My new July thing would be a bad fall off a bike, but I recovered (still a bit scabby) and went on the Real Ride, which was my first long bike ride that I can remember.  I did not do particularly well, definitely at the end of the pack most of the time, but I had fun and did not fail.  I walked in a few places, but rode at the end, completing the whole course.  And I turned out to be a photo op because to joke at myself and the fall I had taken, I built a costume of pool inflatables and pool noodles (complete with roll bars) and had a light-up warning sign on the back:
As you can see, I became a photo opportunity.
It was too awkward to ride in the costume, but I took the sign and attached it to my backpack so I could wear it, especially as the bike had no lights.  After the ride I promptly donated the bike I was using to a local Free Bike project, where they will work on the bike to make it more rideable (it was secondhand and not in as great shape as I'd been assured at the bike shop), and they said they would give me a credit against a bike that comes in and doesn't meet their standards for the ones in their system.  The organizers try to keep a certain type of bike on the road, but they accept almost anything and trade or sell the others.

Since then I've been on a ride around Hartford as part of the Colt 200 activities, and that was a lot of fun.
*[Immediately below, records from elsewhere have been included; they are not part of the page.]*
__device__ __forceinline__ int wait_progress(HC_GLOBAL int32_t* word, int need, HC_GLOBAL int32_t* err, int started = -0x7fffffff) {
#if defined(HCMVS_ABL) && HCMVS_ABL == 3
// ... 193 lines not shown
			}
		}
		float hd = 0.f, h0 = 0.f, h1 = 0.f, h2 = -1.f, hq0 = 0.f, hq1 = 0.f;
		int hlimit = 63, r0, r1;
		bool hv = false, planeOwn = true;
		if (phase == PH_PROP) {
			BLOCK(blk_gen_prop, 1)
			r0 = cb; r1 = cb + 8 * NW < nc ? cb + 8 * NW : nc;
			hd = qd; h0 = q0; h1 = q1; h2 = q2; hlimit = candSlot;
			hv = lane >= r0 && lane < r1;
		} else if (phase == PH_RAND) {
			BLOCK(blk_gen_rand, 2)
			r0 = 0; r1 = nR; planeOwn = false;
			if (lane < nR) {
				uint32_t rkr = rk;
				asm volatile("" : "+v"(rkr));
				hd = random_depth(c, rand_unit(rkr, 3u * lane));
				random_normal(G, rand_unit(rkr, 3u * lane + 1u), rand_unit(rkr, 3u * lane + 2u), h0, h1, h2);
				hv = true;
			}
		} else {
			BLOCK(blk_gen_refine, 3)
			r0 = t0; r1 = nR;
			if (lane >= t0 && lane < nR) {
				const uint32_t cbase = 64u + 3u * lane;
				hd = depth + (depthRange * scaleRange) * (2.f * rand_unit(rk, cbase) - 1.f);
				if (c.dMin <= hd && hd < c.dMax) {
					hq0 = p0 + (c.angle1Range * scaleRange) * (2.f * rand_unit(rk, cbase + 1u) - 1.f);
					hq1 = p1 + (c.angle2Range * scaleRange) * (2.f * rand_unit(rk, cbase + 2u) - 1.f);
					dir2normal(hq0, hq1, h0, h1, h2);
					hv = !(dot3(h0, h1, h2, G.v0, G.v1, 1.f) >= 0.f);
				}
			}
		}
		const unsigned long long vmask = __ballot(hv);
		STAMP(3)
		const int cnt = r1 - r0, per = (cnt + NW - 1) / NW, lo = r0 + wv * per, hi = (lo + per < r1 ? lo + per : r1);
		float best1 = __builtin_huge_valf(), best2 = __builtin_huge_valf();
		for (int base = lo; base < hi; base += 8) {
			BLOCK(blk_chunk, 4)
			const int g = base + (lane >> 3);
			const int src = g < r1 ? g : r0;
			const float gd = __shfl(hd, src, 64), g0 = __shfl(h0, src, 64), g1 = __shfl(h1, src, 64), g2 = __shfl(h2, src, 64);
			const int glimit = __shfl(hlimit, src, 64);
			const float gp0 = planeOwn ? g0 : G.pn0, gp1 = planeOwn ? g1 : G.pn1, gp2 = planeOwn ? g2 : G.pn2;
			const float gpd = planeOwn ? -gd * dot3(g0, g1, g2, G.v0, G.v1, 1.f) : G.pd;
#if defined(HCMVS_ABL) && HCMVS_ABL == 2
			const float F = 1.f + 0.f * (gd + g0 + g1 + g2 + gp0 + gp1 + gp2 + gpd + (float)glimit);
#else
			BLOCKN(blk_smooth_chunks, 10, closeMask ? (64 - __builtin_clzll(closeMask) + 7) >> 3 : 0)
			const float F = smooth_pass(c, st.pk->cl, closeMask, eligMask, lane, gd, g0, g1, g2, gp0, gp1, gp2, gpd, glimit);
#endif
			const int top = base + 8 < hi ? base + 8 : hi;
			const unsigned long long todo = vmask & ((1ull << top) - 1ull) & ~((1ull << base) - 1ull);
			STAMP(4)
			if (todo) {
				BLOCK(blk_score_chunk, 5)
				score_chunk<S, BIG, PACK>(c, L, P, st, G.v0, G.v1, F, hd, h0, h1, h2, todo, base, __builtin_ctzll(todo), best1, best2, issued);
				if constexpr (TWO) {
					unsigned again = 0;
					score_chunk<S, BIG, PACK>(c, L1, P, st, G.v0, G.v1, F, hd, h0, h1, h2, todo, base, __builtin_ctzll(todo), best1, best2, again);
				}
			}
		}
		const float mine = two_best(c, best1, best2);
		STAMP(7)
		if (hooked && !pollTaken) { pollTaken = true; if (pp.r > 0 && pp.poll > pp.known) pp.known = pp.poll; }
		const float all = share_scores<NW>(sh, par, lane, lo, hi, mine);
		STAMP(8)
		if (phase == PH_PROP) {
			BLOCK(blk_acc_prop, 6)
			for (int i = r0; i < r1; ++i) {
				BLOCK(blk_acc_prop_cand, 7)
				const float nconf = rlf(all, i);
// ... 76 lines not shown
			const bool slotV = ld && sd > 0.f;
			const double z = sd;
			const double Xc0 = ((double)cnx - sv[j].cx) * z * sv[j].ifx, Xc1 = ((double)cny - sv[j].cy) * z * sv[j].ify;
			const float zt = (float)(((sv[j].Tz[0] * Xc0 + sv[j].Tz[1] * Xc1) + sv[j].Tz[2] * z) + sv[j].tz);
			const bool open = slotV && !(scf >= c.thKeep);
			const bool hv = open && zt > 0.f;
			float k0 = sn0, k1 = sn1, k2 = sn2;
			if (hv) correct_normal(G, k0, k1, k2);
			closeMask = __ballot(slotV);
			eligMask = __ballot(hv);
			if (wv == 0) {
				spc.outside += (unsigned)__builtin_popcountll(__ballot(cand && !inMap));
				spc.dropped += (unsigned)__builtin_popcountll(__ballot(open && !hv));
			}
			if (lane < kMaxSlots) {
				cl[0][lane] = (float)Xc0; cl[1][lane] = (float)Xc1; cl[2][lane] = sd;
				cl[3][lane] = sn0; cl[4][lane] = sn1; cl[5][lane] = sn2;
				cl[6][lane] = k0; cl[7][lane] = k1; cl[8][lane] = k2;
			}
			if (eligMask == 0ull) continue;
			const int src = (lane >> 3) < 4 ? (lane >> 3) : 0;
			const float gd = __shfl(zt, src, 64), g0 = __shfl(k0, src, 64), g1 = __shfl(k1, src, 64), g2 = __shfl(k2, src, 64);
			const float gpd = -gd * dot3(g0, g1, g2, G.v0, G.v1, 1.f);
			const float F = smooth_pass(c, cl, closeMask, eligMask, lane, gd, g0, g1, g2, g0, g1, g2, gpd, src);
			float s1 = __builtin_huge_valf(), s2 = __builtin_huge_valf();
			score_chunk<S, BIG, PACK>(c, L, P, st, G.v0, G.v1, F, zt, k0, k1, k2, eligMask, 0, __builtin_ctzll(eligMask), s1, s2, issued);
			if constexpr (TWO) {
				unsigned again = 0;
				score_chunk<S, BIG, PACK>(c, L1, P, st, G.v0, G.v1, F, zt, k0, k1, k2, eligMask, 0, __builtin_ctzll(eligMask), s1, s2, again);
			}
			const float all = two_best(c, s1, s2);
			for (unsigned long long mk = eligMask; mk; mk &= mk - 1ull) {
				const int i = __builtin_ctzll(mk);
				const float nconf = rlf(all, i);
				++evals;
				if (wv == 0) ++spc.scored;
				if (conf > nconf) {
					conf = nconf; depth = rlf(zt, i); n0 = rlf(k0, i); n1 = rlf(k1, i); n2 = rlf(k2, i);
					if (wv == 0) ++spc.accepted;
				}
			}
		}
	}
	if constexpr (HINT) if (c.hintDepth && iter == c.hintIter) {
		const float hdep = as_global(c.hintDepth)[idx];
		if (hdep > 0.f) {
			float h0 = as_global(c.hintNormal)[3 * idx], h1 = as_global(c.hintNormal)[3 * idx + 1], h2 = as_global(c.hintNormal)[3 * idx + 2];
			const float hd = interpolate_pixel(c, G, x, y, hdep, h0, h1, h2);
			correct_normal(G, h0, h1, h2);
			const float hpd = -hd * dot3(h0, h1, h2, G.v0, G.v1, 1.f);
			const float F = smooth_pass(c, st.pk->cl, closeMask, eligMask, lane, hd, h0, h1, h2, h0, h1, h2, hpd, 63);
			float s1 = __builtin_huge_valf(), s2 = __builtin_huge_valf();
			score_chunk<S, BIG, PACK>(c, L, P, st, G.v0, G.v1, F, hd, h0, h1, h2, 1ull, 0, 0, s1, s2, issued);
			if constexpr (TWO) {
				unsigned again = 0;
				score_chunk<S, BIG, PACK>(c, L1, P, st, G.v0, G.v1, F, hd, h0, h1, h2, 1ull, 0, 0, s1, s2, again);
			}
			const float nconf = rlf(two_best(c, s1, s2), 0);
			++evals;
			if (conf > nconf - 0.1f) { conf = nconf; depth = hd; n0 = h0; n1 = h1; n2 = h2; }
		}
	}
	if (hooked && !pollTaken && pp.r > 0 && pp.poll > pp.known) pp.known = pp.poll;
	if (lane == 0) {
		float* hrec = sh.hist[q & (kHist - 1)];
		hrec[0] = depth; hrec[1] = n0; hrec[2] = n1; hrec[3] = n2; hrec[4] = conf;
		if (wv == NW - 1) {
			store_dn(&c.dn[idx], depth, n0, n1, n2);
			store_f(&c.conf[idx], conf);
		}
	}
	if constexpr (NW == 1) {
		pp.pendingPub = q + 1;
	} else if (wv == NW - 1) {
// ... 144 lines not shown
			first.tx = (float)pp.tx1;
			load_patch_inputs<S>(c, L, xs, y, first);
			pp.nI = first.I[0]; pp.nC = first.center;
			pp.tx2 = q0 + 1 < q1 ? uniform_byte(c.gra, y * c.W + xs + dx) : (uint8_t)0;
		}
		STAMP(9)
		for (int q = q0; q < q1 && !pp.fail; ++q) {
			const int x = rev ? c.W - 1 - bd - q : bd + q;
			STAMP(13)
			PixIn<S> in;
			in.tx = (float)pp.tx1;
			prefetch_static<S>(c, L, x, y, q, rev, pp.known >= q + 1, in);
			in.I[0] = pp.nI; in.center = pp.nC;
			if (q + 1 < q1) {
				PixIn<S> nxt;
				nxt.tx = (float)pp.tx2;
				load_patch_inputs<S>(c, L, x + dx, y, nxt);
				pp.nI = nxt.I[0]; pp.nC = nxt.center;
			}
			pp.tx1 = pp.tx2;
			if (q + 2 < q1) pp.tx2 = uniform_byte(c.gra, y * c.W + x + 2 * dx);
			uint8_t km = 1;
			if constexpr (MASK) km = uniform_byte(c.keep ? c.keep : c.gra, y * c.W + x);
			STAMP(12)
			Patch<S> P;
			fill_patch<S, BIG>(c, L, x, y, in, P, st);
			STAMP(1)
			if (pp.known < q + 1) {
				pp.known = wait_progress(pp.upWord, pp.base + q + 1, pp.err);
				if (pp.known < 0) {
					pp.fail = true;
					asm volatile("s_waitcnt vmcnt(0)" : "+v"(pp.nI), "+v"(pp.nC) :: "memory");
					break;
				}
				pp.known -= pp.base;
				prefetch_up<S>(c, in);
			}
			asm volatile("s_waitcnt vmcnt(0)" : "+v"(pp.nI), "+v"(pp.nC) :: "memory");
			STAMP(0)
			if (MASK && c.keep && km == 0) {
				if (L.lane == 0) {
					float* hrec = sh.hist[q & (kHist - 1)];
					hrec[0] = in.cur.x; hrec[1] = in.cur.y; hrec[2] = in.cur.z; hrec[3] = in.cur.w; hrec[4] = in.curConf;
					if (wv == NW - 1) __hip_atomic_store(pp.myWord, pp.base + q + 1, __ATOMIC_RELAXED, HC_SCOPE);
				}
				pp.pendingPub = 0;
				continue;
			}
			const unsigned e0 = evals;
// ... 55 lines not shown
	st.put_view(as_global(c.views) + (L.vact ? L.view : 0), L.seg);
	LaneCtx<S> L1 = L;
	RegStore<S> st1 = st;
	if constexpr (TWO) {
		lane_init<S>(c, L1, 64 / S);
		st1.put_view(as_global(c.views) + (L1.vact ? L1.view : 0), L1.seg);
	}
	const int nrows = c.H - 2 * c.border, ncols = c.W - 2 * c.border;
	const int total = nrows * ncols;
	const int wavesPerBlock = blockDim.x >> 6;
	const int gw = blockIdx.x * wavesPerBlock + (threadIdx.x >> 6), nw = gridDim.x * wavesPerBlock;
	unsigned evals = 0;
	unsigned long long taps = 0;
	const uint32_t stream0 = (uint32_t)c.itExternal * 64u;
	for (int p = gw; p < total; p += nw) {
		const int x = c.border + p % ncols, y = c.border + p / ncols;
		const int idx = y * c.W + x;
		if constexpr (MASK) if (!uniform_byte(c.keep, idx)) continue;
		const uint32_t rk = rand_key(c.seed, (uint32_t)idx, stream0);
		PixIn<S> in;
		in.tx = (float)c.gra[idx];
		load_patch_inputs<S>(c, L, x, y, in);
		Patch<S> P;
		fill_patch<S, BIG>(c, L, x, y, in, P, st);
		PixelGeom G;
		pixel_geom(c, x, y, G);
		const float4 cur = c.dn[idx];
		float d = cur.x, n0 = cur.y, n1 = cur.z, n2 = cur.w;
		if (!(c.dMin <= d && d < c.dMax)) {
			d = random_depth(c, rand_unit(rk, 0u));
			random_normal(G, rand_unit(rk, 1u), rand_unit(rk, 2u), n0, n1, n2);
		} else if (dot3(n0, n1, n2, G.v0, G.v1, 1.f) >= 0.f) {
			random_normal(G, rand_unit(rk, 1u), rand_unit(rk, 2u), n0, n1, n2);
		}
		float m1 = __builtin_huge_valf(), m2 = __builtin_huge_valf();
		score_pixel<S, BIG>(c, L, P, st, G.v0, G.v1, 1.f, d, n0, n1, n2, m1, m2);
		if constexpr (TWO) {
			st1.copy_patch(st);
			score_pixel<S, BIG>(c, L1, P, st1, G.v0, G.v1, 1.f, d, n0, n1, n2, m1, m2);
		}
		const float s = two_best(c, m1, m2);
		++evals;
		taps += (unsigned)((P.a + 1) * (P.a + 1));
		if (L.lane == 0) {
			c.dn[idx] = make_float4(d, n0, n1, n2);
			c.conf[idx] = s;
		}
	}
	if (L.lane == 0 && evals) {
		atomicAdd(evalsOut, (unsigned long long)evals);
		atomicAdd(evalsOut + 1, (unsigned long long)evals);
		atomicAdd(evalsOut + 2, taps);
	}
}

By that time I was on a Schwinn, and even though it's a bit small I've decided I love Schwinns.  Well, I've always loved Schwinns.  Maybe it's a mental thing, but when I decided I needed to get a bike, a friend let me ride on a Schwinn Hollywood and I fell in love.  I wasn't sure about buying it, and then he sold it to someone else.  [Insert sad face here.]  I fell off a Raleigh that I had on loan, and the secondhand one is a Jamis, and a bike shop tried to get me to buy a Trek that just felt uncomfortably big to me (I think it has to do with the handlebars), and the one I have now is another Schwinn and despite the size (20") I am happy again.

Another new thing for July - going up into the cupola of the Colt Armory, on one of the Colt 200 tours:
I was on the tour with my friend Rayah and her friends the Berriens.
You can see what the armory looks like in this area - dicey.


Because it is in one of the less-well-kept areas of the complex, you can't just wander in, and tours are rare.




Views up there are great.  That's the Connecticut River behind me.  In 1854 it flooded, including the then-present factory, so Sam Colt built a series of dikes to hold back the water in the future to protect his equipment.  You can see a panorama of the flood at the Wadsworth Atheneum, and the panel with the Colt factory includes a tiny rowboat with people in it who are factory workers being rescued.